▶ _Task goal_:
Across all the entries, how many lines hold "ProfScope"? Answer with that number and nothing else.

▶ _Dataset content_:
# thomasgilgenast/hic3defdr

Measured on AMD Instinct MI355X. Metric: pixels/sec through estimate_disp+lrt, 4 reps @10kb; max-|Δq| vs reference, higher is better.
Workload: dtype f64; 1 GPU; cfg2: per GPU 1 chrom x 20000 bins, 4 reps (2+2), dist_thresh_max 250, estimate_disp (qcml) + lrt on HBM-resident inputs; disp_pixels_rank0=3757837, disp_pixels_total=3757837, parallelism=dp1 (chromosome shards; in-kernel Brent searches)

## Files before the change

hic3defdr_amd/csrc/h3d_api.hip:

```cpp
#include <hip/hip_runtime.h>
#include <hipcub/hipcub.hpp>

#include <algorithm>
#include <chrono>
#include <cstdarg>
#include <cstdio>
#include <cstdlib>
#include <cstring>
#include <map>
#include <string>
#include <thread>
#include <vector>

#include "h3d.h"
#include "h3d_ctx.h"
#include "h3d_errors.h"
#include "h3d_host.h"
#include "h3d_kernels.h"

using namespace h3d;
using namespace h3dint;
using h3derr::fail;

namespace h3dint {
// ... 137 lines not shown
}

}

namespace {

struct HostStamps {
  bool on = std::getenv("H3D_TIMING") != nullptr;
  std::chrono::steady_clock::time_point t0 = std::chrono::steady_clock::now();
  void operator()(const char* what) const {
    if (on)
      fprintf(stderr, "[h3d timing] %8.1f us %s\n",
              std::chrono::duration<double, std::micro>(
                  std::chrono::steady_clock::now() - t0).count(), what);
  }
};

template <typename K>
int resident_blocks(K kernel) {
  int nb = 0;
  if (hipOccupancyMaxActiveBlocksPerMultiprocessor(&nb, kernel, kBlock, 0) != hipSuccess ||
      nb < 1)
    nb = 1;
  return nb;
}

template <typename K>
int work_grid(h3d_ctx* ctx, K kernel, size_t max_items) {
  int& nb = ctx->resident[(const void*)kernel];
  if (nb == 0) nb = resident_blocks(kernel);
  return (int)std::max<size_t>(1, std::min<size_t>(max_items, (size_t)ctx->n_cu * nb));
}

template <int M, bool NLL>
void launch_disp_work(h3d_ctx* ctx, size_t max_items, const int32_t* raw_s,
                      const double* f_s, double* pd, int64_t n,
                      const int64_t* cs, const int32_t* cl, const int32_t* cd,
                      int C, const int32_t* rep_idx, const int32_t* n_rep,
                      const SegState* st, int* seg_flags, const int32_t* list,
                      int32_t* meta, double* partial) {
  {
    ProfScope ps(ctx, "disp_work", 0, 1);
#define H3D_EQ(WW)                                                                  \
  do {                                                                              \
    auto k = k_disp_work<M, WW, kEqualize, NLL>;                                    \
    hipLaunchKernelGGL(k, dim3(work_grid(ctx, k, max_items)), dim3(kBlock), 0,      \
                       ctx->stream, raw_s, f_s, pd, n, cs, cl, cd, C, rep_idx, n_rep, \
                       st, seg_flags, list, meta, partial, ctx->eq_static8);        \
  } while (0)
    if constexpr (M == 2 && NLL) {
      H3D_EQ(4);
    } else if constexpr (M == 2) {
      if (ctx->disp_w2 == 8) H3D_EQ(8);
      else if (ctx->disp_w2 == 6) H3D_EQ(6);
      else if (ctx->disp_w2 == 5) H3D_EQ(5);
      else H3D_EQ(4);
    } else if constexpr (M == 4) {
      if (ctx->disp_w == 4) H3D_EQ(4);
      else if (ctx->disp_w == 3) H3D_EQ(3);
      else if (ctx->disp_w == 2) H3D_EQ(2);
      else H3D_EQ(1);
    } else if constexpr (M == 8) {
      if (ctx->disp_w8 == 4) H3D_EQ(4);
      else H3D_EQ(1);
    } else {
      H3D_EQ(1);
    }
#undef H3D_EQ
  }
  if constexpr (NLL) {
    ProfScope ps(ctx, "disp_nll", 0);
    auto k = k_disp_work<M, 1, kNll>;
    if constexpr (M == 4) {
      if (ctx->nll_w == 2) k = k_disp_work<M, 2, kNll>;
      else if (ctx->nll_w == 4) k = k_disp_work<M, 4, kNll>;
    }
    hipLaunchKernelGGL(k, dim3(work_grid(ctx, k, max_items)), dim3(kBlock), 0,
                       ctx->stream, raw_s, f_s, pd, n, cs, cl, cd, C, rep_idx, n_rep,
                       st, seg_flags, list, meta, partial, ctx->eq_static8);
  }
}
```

▶ _Answer to this exercise_:
2